U.S. 15% Tariff Plan Raises Concerns for ASEAN Exports

MANILA, Philippines – The Trump administration’s proposal to impose a sweeping 15 percent tariff on imports from all countries has stirred fresh uncertainty across Southeast Asia, with analysts cautioning that the move could stall a fragile export recovery in economies deeply integrated into United States supply chains.

In the Philippines, exporters and policy experts say the proposed duties could disrupt production networks and dampen momentum in key sectors such as semiconductors, garments and agricultural products. Similar concerns have surfaced in Malaysia, Thailand, Indonesia and Cambodia — five ASEAN economies that were previously hit with targeted U.S. tariff increases.

The tariff proposal follows a ruling by the U.S. Supreme Court striking down an earlier, broader tariff program, finding that President Donald J. Trump had exceeded his authority under an economic emergency law. According to Reuters, the new measure is grounded in Section 122 of U.S. trade law, which allows tariffs of up to 15 percent for 150 days unless extended with congressional approval.

Supply Chain Risks and Competitive Pressures

Philippine Exporters Confederation President Sergio R. Ortiz-Luis, Jr. warned that a uniform 15 percent tariff could redirect trade flows and unsettle supply chains if competing nations negotiate exemptions or pivot toward alternative markets.

“Our competitors in ASEAN receive stronger government backing,” he said, urging Manila to resume negotiations with Washington to safeguard competitiveness.

John Paolo R. Rivera, senior research fellow at the Philippine Institute for Development Studies, said the renewed threat of protectionism could weigh heavily on intermediate goods embedded in American production networks. Electronics and semiconductor components — cornerstones of the Philippines’ export portfolio — remain especially exposed.

From January to December 2025, Philippine exports to the United States reached $13.44 billion, underscoring the centrality of the American market.

Comparable anxieties have echoed across the region. Malaysian manufacturers’ groups have cautioned that higher tariffs could erode margins in electronics and machinery, while Thai and Indonesian trade associations have warned of slower investment flows if supply chains become more fragmented. Cambodian garment exporters — heavily reliant on Western markets — have voiced concern that price competitiveness could weaken if duties are passed on to buyers.

Foreign Buyers Association of the Philippines President Robert M. Young said exporters had already endured a 19 percent tariff imposed last year on goods from five ASEAN members, including the Philippines, Malaysia and Thailand. “We have survived,” he said, adding that firms are now exploring price adjustments and operational efficiencies to remain competitive.

Legal Uncertainty Clouds Outlook

Economists also questioned the durability of the proposed measure.
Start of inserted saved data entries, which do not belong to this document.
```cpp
int d4_debug_buffer(d4_engine* e, const char* name, float** ptr) {
    D4_REQUIRE(e && name && ptr, "null argument");
    struct { const char* n; float* p; } tbl[] = {
        {"slabs", e->slabs}, {"xpool", e->xpool}, {"xfc", e->xfc}, {"cslabs", e->cslabs}, {"proj0", e->proj0}, {"proj", e->proj}, {"att", e->att},
        {"ffh", e->ffh}, {"pool_q", e->pool_q}, {"pool_kv", e->pool_kv}, {"pool_att", e->pool_att}, {"cq", e->cq},
        {"ckv", e->ckv}, {"catt", e->catt}, {"lkv", e->lkv}, {"latt", e->latt}, {"space", e->space}, {"gs", e->gs},
        {"okv", e->okv}, {"oatt", e->oatt}, {"oproj", e->oproj}, {"pred", e->pred}, {"x_lat", e->x_lat},
        {"cache", e->cache}, {"lin_q", e->lin_q}, {"lin_gate", e->lin_gate}, {"lout_q", e->lout_q},
        {"l_logits", e->l_logits}, {"l_dlogits", e->l_dlogits}, {"l_adv", e->l_adv}, {"l_returns", e->l_returns}, {"l_mask", e->l_mask},
    };
    for (auto& t : tbl) if (!strcmp(t.n, name)) {
        D4_REQUIRE(!e->shadow_only(t.p), "debug buffer '%s' exists only as a bf16 image in this engine (matmul_bf16 = 1)", name);
        *ptr = t.p; return 0;
    }
// ... 14 lines not shown
int d4_gemm_pair(const float* A1, int lda1, const float* W1, float* C1, int ldc1, int M1, int N1, const float* A2, int lda2, const float* W2, float* C2,
                 int ldc2, int M2, int N2, int K, int flags, float rms_eps, void* stream) {
    d4::GemmArgs a{A1, lda1, W1, K, C1, ldc1, nullptr, nullptr, 0, M1, N1, K, flags, rms_eps};
    d4::GemmArgs b{A2, lda2, W2, K, C2, ldc2, nullptr, nullptr, 0, M2, N2, K, flags, rms_eps};
    return d4::gemm_pair(a, b, static_cast<hipStream_t>(stream));
}

int d4_gemm_tn(const float* A, int lda, const float* B, int ldb, float* C, int ldc, int M, int N, int K, float* part, int64_t part_floats,
               int tile_n, int slices, void* stream) {
    return d4::gemm_tn(A, lda, B, ldb, C, ldc, M, N, K, part, (size_t)part_floats, static_cast<hipStream_t>(stream), tile_n, slices);
}

int d4_gemm_batched(const float* A, int lda, const float* W, int ldw, float* C, int ldc, const float* bias,
                    const float* R, int ldr, int M, int N, int K, int flags, float rms_eps, int batch,
                    int64_t strideA, int64_t strideW, int64_t strideC, void* stream) {
    d4::GemmArgs g{A, lda, W, ldw, C, ldc, bias, R, ldr, M, N, K, flags, rms_eps};
    g.batch = batch; g.strideA = strideA; g.strideW = strideW; g.strideC = strideC;
    return d4::gemm(g, static_cast<hipStream_t>(stream));
}

int d4_split_bf16x3(const float* src, uint16_t* dst, int64_t n, int64_t plane_stride, void* stream) {
    D4_REQUIRE(src && dst && n >= 0 && plane_stride >= n && (plane_stride % 8) == 0, "d4_split_bf16x3: bad arguments");
    return d4::split_bf16x3(src, dst, n, plane_stride, static_cast<hipStream_t>(stream));
}
int d4_gemm_split(const float* A, int lda, const uint16_t* W3, int64_t plane_stride, int ldw, float* C, int ldc, const float* bias,
                  const float* R, int ldr, int M, int N, int K, int flags, float rms_eps, int config, void* stream) {
    d4::GemmArgs g{A, lda, reinterpret_cast<const float*>(W3), ldw, C, ldc, bias, R, ldr, M, N, K, flags, rms_eps};
    g.Wb = W3; g.wplane = plane_stride;
    D4_REQUIRE(d4::gemm_x3_applicable(g), "d4_gemm_split: call not supported (M=%d N=%d K=%d flags=%d: K %% 32, ldw %% 8, plane_stride %% 8, 16-byte alignment)", M, N, K, flags);
    if (M == 0) return 0;
    if (config == d4::gemm_x3_configs()) return d4::gemm_x3sk_launch(g, static_cast<hipStream_t>(stream));
    if (config >= 0) return d4::gemm_x3_launch(config, g, static_cast<hipStream_t>(stream));
    return d4::gemm_x3_launch(d4::gemm_x3_heuristic(g), g, static_cast<hipStream_t>(stream));
}
int d4_split_f16x2(const float* src, uint16_t* dst, int rows, int cols, int ld, int64_t plane_stride, float* inv_scale, void* stream) {
    D4_REQUIRE(src && dst && inv_scale && rows >= 0 && cols >= 1 && ld >= cols && (ld % 8) == 0 && plane_stride >= (int64_t)rows * ld && (plane_stride % 8) == 0,
               "d4_split_f16x2: bad arguments");
    return d4::split_f16x2_rows(src, dst, rows, cols, ld, plane_stride, inv_scale, static_cast<hipStream_t>(stream));
}
int d4_row_scale_exp(const float* A, int64_t lda, int rows, int K, int32_t* exp_out, void* stream) {
    D4_REQUIRE(A && exp_out && rows >= 0 && K >= 4 && lda >= K, "d4_row_scale_exp: bad arguments");
    return d4::row_scale_exp(A, lda, rows, K, exp_out, static_cast<hipStream_t>(stream));
}
int d4_gemm_split2(const float* A, int lda, const uint16_t* W2, int64_t plane_stride, int ldw, const float* w_inv_scale, float* C, int ldc, const float* bias,
                   const float* R, int ldr, int M, int N, int K, int flags, float rms_eps, int config, const int32_t* a_exp, void* stream) {
    d4::GemmArgs g{A, lda, reinterpret_cast<const float*>(W2), ldw, C, ldc, bias, R, ldr, M, N, K, flags, rms_eps};
    g.Wb = W2; g.wplane = plane_stride; g.wscale = w_inv_scale; g.aexp = a_exp;
    D4_REQUIRE(d4::gemm_h2_applicable(g), "d4_gemm_split2: call not supported (M=%d N=%d K=%d flags=%d: K %% 32, lda %% 4, ldw %% 8, plane_stride %% 8, 16-byte alignment)", M, N, K, flags);
    if (M == 0) return 0;
    return d4::gemm_h2_launch(config >= 0 ? config : d4::gemm_h2_heuristic(g), g, static_cast<hipStream_t>(stream));
}
int d4_gemm_bf16(const float* A, int lda, const uint16_t* Wb, int ldw, float* C, int ldc, const float* bias,
                 const float* R, int ldr, int M, int N, int K, int flags, float rms_eps, void* stream) {
    d4::GemmArgs g{A, lda, reinterpret_cast<const float*>(Wb), ldw, C, ldc, bias, R, ldr, M, N, K, flags, rms_eps};
    g.Wb = Wb;
    return d4::gemm_bf16(g, static_cast<hipStream_t>(stream));
}

int d4_cvt_bf16(const float* src, uint16_t* dst, int64_t n, void* stream) { return d4::cvt_f32_to_bf16(src, dst, n, static_cast<hipStream_t>(stream)); }

int d4_gemm_bf16a(const uint16_t* Ab, int lda, const uint16_t* Wb, int ldw, float* C, int ldc, uint16_t* Cb, const float* bias, const float* R, int ldr,
                  int M, int N, int K, int flags, float rms_eps, int config, void* stream) {
    d4::GemmArgs g{nullptr, lda, nullptr, ldw, C, ldc, bias, R, ldr, M, N, K, flags, rms_eps};
    g.Ab = Ab; g.Wb = Wb; g.Cb = Cb;
    D4_REQUIRE(d4::gemm_bf16a_applicable(g), "d4_gemm_bf16a: call not supported (K %% 64, lda / ldw %% 8, 16-byte aligned operands)");
    if (config >= 100) { g.group_m = -1; config -= 100; }
// ... 118 lines not shown
```

dreamer4_amd/csrc/gemm_x3sk.hip:

```cpp
#include "common.h"
#include <hip/hip_ext.h>
#include "kernels.h"
#include <type_traits>

namespace d4 {

typedef __bf16 bf16x8 __attribute__((ext_vector_type(8)));


constexpr int SK_BM = 128, SK_BN = 128, SK_WGM = 4, SK_WGN = 2, SK_D = 3;
constexpr int SK_BK = 32, SK_LD = SK_BK + 8, SK_NT = SK_WGM * SK_WGN * 64;
constexpr int SK_G = SK_BK / 8;
constexpr int SK_APL = SK_BM * SK_LD, SK_BPL = SK_BN * SK_LD;
constexpr size_t SK_LDS = (size_t)(2 * 3 * (SK_BM + SK_BN) * SK_LD) * 2 + SK_BM * sizeof(float) + 16;
static_assert(SK_BM * SK_G == SK_NT && SK_BN * SK_G == SK_NT, "one 8-element group of each operand per thread and k-tile");

struct SkArgs {
    GemmArgs p;
    int P, F, R;
    int half;
};

__device__ __forceinline__ void split3(float a, __bf16& h1, __bf16& h2, __bf16& h3) {
    h1 = (__bf16)a;
    const float r = a - (float)h1;
    h2 = (__bf16)r;
    h3 = (__bf16)(r - (float)h2);
}


template <int TNV>
__device__ __forceinline__ void sk_item(const SkArgs& s, const int bm0, const int bn0, __bf16* As, __bf16* Bs, float* rowscale_s) {
    const GemmArgs& p = s.p;
    const int kt0 = 0, kt1 = p.K / SK_BK;
    constexpr int BNV = 64 * TNV;
    const int tid = threadIdx.x, lane = tid & 63;
    const int wave = __builtin_amdgcn_readfirstlane(tid >> 6);
    const int wm = wave / SK_WGN, wn = wave % SK_WGN;
    const int lrow = lane & 31, lhalf = lane >> 5;
    const __bf16* Wb = reinterpret_cast<const __bf16*>(p.Wb);
    const int rowsA = min(SK_BM, p.M - bm0), rowsB = min(BNV, p.N - bn0);
    auto uniform_rsrc = [](const void* base, int64_t bytes) {
        const uint64_t bb = reinterpret_cast<uint64_t>(base);
        const uint32_t lo = __builtin_amdgcn_readfirstlane((uint32_t)bb);
        const uint32_t hi = __builtin_amdgcn_readfirstlane((uint32_t)(bb >> 32));
        const int nb = __builtin_amdgcn_readfirstlane((int)(bytes < 0x7FFFFFFF ? bytes : 0x7FFFFFFF));
        return __builtin_amdgcn_make_buffer_rsrc(reinterpret_cast<void*>(((uint64_t)hi << 32) | lo), 0, nb, 0x00020000);
    };
    const __amdgpu_buffer_rsrc_t rsA = uniform_rsrc(p.A + (int64_t)bm0 * p.lda, ((int64_t)(rowsA - 1) * p.lda + p.K) * 4);
    const int64_t wbytes = ((int64_t)(rowsB - 1) * p.ldw + p.K) * 2;
    const __amdgpu_buffer_rsrc_t rsB0 = uniform_rsrc(Wb + (int64_t)bn0 * p.ldw, wbytes);
    const __amdgpu_buffer_rsrc_t rsB1 = uniform_rsrc(Wb + p.wplane + (int64_t)bn0 * p.ldw, wbytes);
    const __amdgpu_buffer_rsrc_t rsB2 = uniform_rsrc(Wb + 2 * p.wplane + (int64_t)bn0 * p.ldw, wbytes);

    f32x4 ra[SK_D][2];
    f32x4 rb[SK_D][3];
    float ssq0 = 0.f, ssq1 = 0.f;
    using S0 = std::integral_constant<int, 0>;
    using S1 = std::integral_constant<int, 1>;
    using S2 = std::integral_constant<int, 2>;
    const int srow = tid / SK_G, scol = (tid % SK_G) * 8;
    const int browB = TNV == 2 ? srow : (srow & 63);
    const bool b_store = TNV == 2 || srow < 64;
    const uint32_t offA = (uint32_t)((srow * p.lda + scol) * 4), offB = (uint32_t)((browB * p.ldw + scol) * 2);
    auto load_tile = [&](auto set_tag, int k0) {
        constexpr int S = decltype(set_tag)::value;
        ra[S][0] = __builtin_bit_cast(f32x4, __builtin_amdgcn_raw_buffer_load_b128(rsA, offA + (uint32_t)k0 * 4, 0, 0));
        ra[S][1] = __builtin_bit_cast(f32x4, __builtin_amdgcn_raw_buffer_load_b128(rsA, offA + (uint32_t)k0 * 4 + 16, 0, 0));
        rb[S][0] = __builtin_bit_cast(f32x4, __builtin_amdgcn_raw_buffer_load_b128(rsB0, offB + (uint32_t)k0 * 2, 0, 0));
        rb[S][1] = __builtin_bit_cast(f32x4, __builtin_amdgcn_raw_buffer_load_b128(rsB1, offB + (uint32_t)k0 * 2, 0, 0));
        rb[S][2] = __builtin_bit_cast(f32x4, __builtin_amdgcn_raw_buffer_load_b128(rsB2, offB + (uint32_t)k0 * 2, 0, 0));
    };
    auto store_tile = [&](auto set_tag, int buf) {
        constexpr int S = decltype(set_tag)::value;
        __bf16* as = As + buf * 3 * SK_APL + srow * SK_LD + scol;
        __bf16* bs = Bs + buf * 3 * SK_BPL + browB * SK_LD + scol;
        if (b_store) {
            *reinterpret_cast<f32x4*>(bs) = rb[S][0];
            *reinterpret_cast<f32x4*>(bs + SK_BPL) = rb[S][1];
            *reinterpret_cast<f32x4*>(bs + 2 * SK_BPL) = rb[S][2];
        }
        const f32x4 v0 = ra[S][0], v1 = ra[S][1];
        bf16x8 o1, o2, o3;
#pragma unroll
        for (int e = 0; e < 4; ++e) {
            __bf16 h1, h2, h3;
            split3(v0[e], h1, h2, h3); o1[e] = h1; o2[e] = h2; o3[e] = h3;
            split3(v1[e], h1, h2, h3); o1[e + 4] = h1; o2[e + 4] = h2; o3[e + 4] = h3;
        }
        *reinterpret_cast<bf16x8*>(as) = o1;
        *reinterpret_cast<bf16x8*>(as + SK_APL) = o2;
        *reinterpret_cast<bf16x8*>(as + 2 * SK_APL) = o3;
        ssq0 = ssq0 + __builtin_fmaf(v0[3], v0[3], __builtin_fmaf(v0[2], v0[2], __builtin_fmaf(v0[1], v0[1], v0[0] * v0[0])));
        ssq1 = ssq1 + __builtin_fmaf(v1[3], v1[3], __builtin_fmaf(v1[2], v1[2], __builtin_fmaf(v1[1], v1[1], v1[0] * v1[0])));
    };

    f32x16 hi[TNV], lo[TNV];
#pragma unroll
    for (int j = 0; j < TNV; ++j)
#pragma unroll
        for (int e = 0; e < 16; ++e) { hi[j][e] = 0.f; lo[j][e] = 0.f; }

    auto mma = [&](int buf, int ks) {
        const __bf16* as = As + buf * 3 * SK_APL + (wm * 32 + lrow) * SK_LD + lhalf * 8 + ks * 16;
        const __bf16* bs = Bs + buf * 3 * SK_BPL + (wn * TNV * 32 + lrow) * SK_LD + lhalf * 8 + ks * 16;
        bf16x8 af[3], bf[3][TNV];
#pragma unroll
        for (int pl = 0; pl < 3; ++pl) {
            af[pl] = *reinterpret_cast<const bf16x8*>(as + pl * SK_APL);
#pragma unroll
            for (int j = 0; j < TNV; ++j) bf[pl][j] = *reinterpret_cast<const bf16x8*>(bs + pl * SK_BPL + j * 32 * SK_LD);
        }
#define D4_SK_TERM(PA, PB, ACC) \
    _Pragma("unroll") for (int j = 0; j < TNV; ++j) ACC[j] = __builtin_amdgcn_mfma_f32_32x32x16_bf16(af[PA], bf[PB][j], ACC[j], 0, 0, 0);
        D4_SK_TERM(2, 0, lo)
        D4_SK_TERM(0, 0, hi)
        D4_SK_TERM(1, 1, lo)
        D4_SK_TERM(0, 2, lo)
        D4_SK_TERM(1, 0, lo)
        D4_SK_TERM(0, 1, lo)
#undef D4_SK_TERM
    };

    const int nk = kt1 - kt0, kbeg = kt0 * SK_BK;
    const int klast = kbeg + (nk - 1) * SK_BK;
    {
        load_tile(S0{}, kbeg);
        load_tile(S1{}, min(kbeg + SK_BK, klast));
        load_tile(S2{}, min(kbeg + 2 * SK_BK, klast));
        store_tile(S0{}, 0);
        __syncthreads();
        auto k_tile = [&](int kt, auto set_tag, auto store_tag) {
            constexpr int S = decltype(set_tag)::value;
            const int buf = kt & 1;
            load_tile(set_tag, min(kbeg + (kt + SK_D) * SK_BK, klast));
            const bool store = decltype(store_tag)::value || kt + 1 < nk;
            mma(buf, 0);
            if (store) store_tile(std::integral_constant<int, (S + 1) % SK_D>{}, buf ^ 1);
            mma(buf, 1);
            if constexpr (decltype(store_tag)::value) {
                constexpr int NMFMA = 2 * 6 * TNV;
#pragma unroll
                for (int i = 0; i < NMFMA; ++i) {
                    __builtin_amdgcn_sched_group_barrier(0x008, 1, 0);
                    __builtin_amdgcn_sched_group_barrier(0x002, 4 * (3 - TNV), 0);
                    __builtin_amdgcn_sched_group_barrier(0x080, 1, 0);
                    __builtin_amdgcn_sched_group_barrier(0x020, 1, 0);
                }
            }
            __syncthreads();
        };
        using Always = std::true_type;
        using Check = std::false_type;
        const int nfull = (nk - 1) / SK_D;
        int kt = 0;
        for (int t = 0; t < nfull; ++t, kt += SK_D) {
            k_tile(kt, S0{}, Always{});
            k_tile(kt + 1, S1{}, Always{});
            k_tile(kt + 2, S2{}, Always{});
// ... 58 lines not shown
        const float rs = rms ? rowscale_s[lr] : 1.f;
        if (swiglu) {
            if constexpr (TNV == 2) {
                const int gn = bn0 + wn * 64 + lrow;
                if (gn >= p.N) continue;
                float val = hi[0][e] * rs, gate = hi[1][e] * rs;
                if (p.bias) { val += p.bias[gn]; gate += p.bias[gn + 32]; }
                const int on = (gn / 64) * 32 + (gn % 64);
                p.C[(int64_t)gm * p.ldc + on] = val * siluf(gate);
            }
        } else {
#pragma unroll
            for (int j = 0; j < TNV; ++j) {
                const int gn = bn0 + wn * TNV * 32 + j * 32 + lrow;
                if (gn >= p.N) continue;
                float v = hi[j][e] * rs;
                if (p.bias) v += p.bias[gn];
                if (p.flags & GEMM_SILU) v = siluf(v);
                if (p.R) v += p.R[(int64_t)gm * p.ldr + gn];
                if (p.flags & GEMM_ACCUMULATE) v += p.C[(int64_t)gm * p.ldc + gn];
                p.C[(int64_t)gm * p.ldc + gn] = v;
                if (p.C2) {
                    const int ts = gm % p.c2_S;
                    const int keep = p.c2_hi - p.c2_lo;
                    const int rank = (ts >= p.c2_lo && ts < p.c2_hi) ? ts - p.c2_lo : ((p.c2_last && ts == p.c2_S - 1) ? keep : -1);
                    if (rank >= 0) p.C2[((int64_t)(gm / p.c2_S) * (keep + p.c2_last) + rank) * p.ldc2 + gn] = v;
                }
            }
        }
    }
    __syncthreads();
}
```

Calixto V. Chikiamco, president of the Foundation for Economic Freedom, noted that the legal basis for the tariffs remains uncertain.

“We don’t know under what authority these tariffs will be imposed or how long they will last,” he said. “We will have to wait until the dust settles.”

The legal ambiguity has complicated corporate planning across Asia, where manufacturers must weigh expansion decisions against shifting U.S. trade policy.

Turning to Regional Pacts and Diversification

In response, Southeast Asian policymakers are emphasizing diversification and deeper regional integration.

Trade officials in Manila reaffirmed that the United States remains a vital trading and investment partner but said engagement would continue to ensure stable arrangements. At the same time, analysts are urging the Philippines and its neighbors to leverage existing trade frameworks, particularly the Regional Comprehensive Economic Partnership (RCEP), which links ASEAN economies with China, Japan, South Korea, Australia and New Zealand.

Mr. Rivera said RCEP membership could help reposition the Philippines as an alternative production base within Asia, while exporters upgrade value-added manufacturing to reduce reliance on unilateral tariff regimes.

There are also renewed calls for Manila to pursue accession to the Comprehensive and Progressive Agreement for Trans-Pacific Partnership (CPTPP), a trade bloc spanning 12 Pacific economies, including Japan, Canada and the United Kingdom. The Philippines formally applied to join last year, a move analysts say could expand market access and cushion the impact of U.S. trade volatility.

Across ASEAN, similar strategies are emerging: Malaysia has emphasized high-tech manufacturing and digital trade facilitation; Thailand has accelerated investment incentives for electric vehicle production; Indonesia has promoted downstream processing of critical minerals; and Cambodia is seeking to diversify garment exports toward new markets.

Infrastructure and Reform at Home

Export groups across the region say trade agreements alone will not suffice. In the Philippines, business leaders are pressing for improvements in infrastructure, logistics and ease of doing business to narrow the competitiveness gap with regional peers.

Analysts argue that such domestic reforms — coupled with broader market diversification — may prove more enduring than reactive tariff negotiations.

As Southeast Asia recalibrates, the proposed 15 percent tariff underscores a deeper reality: in an era of resurgent protectionism, export-driven economies must adapt not only to shifting policies in Washington but also to a more fragmented global trading order.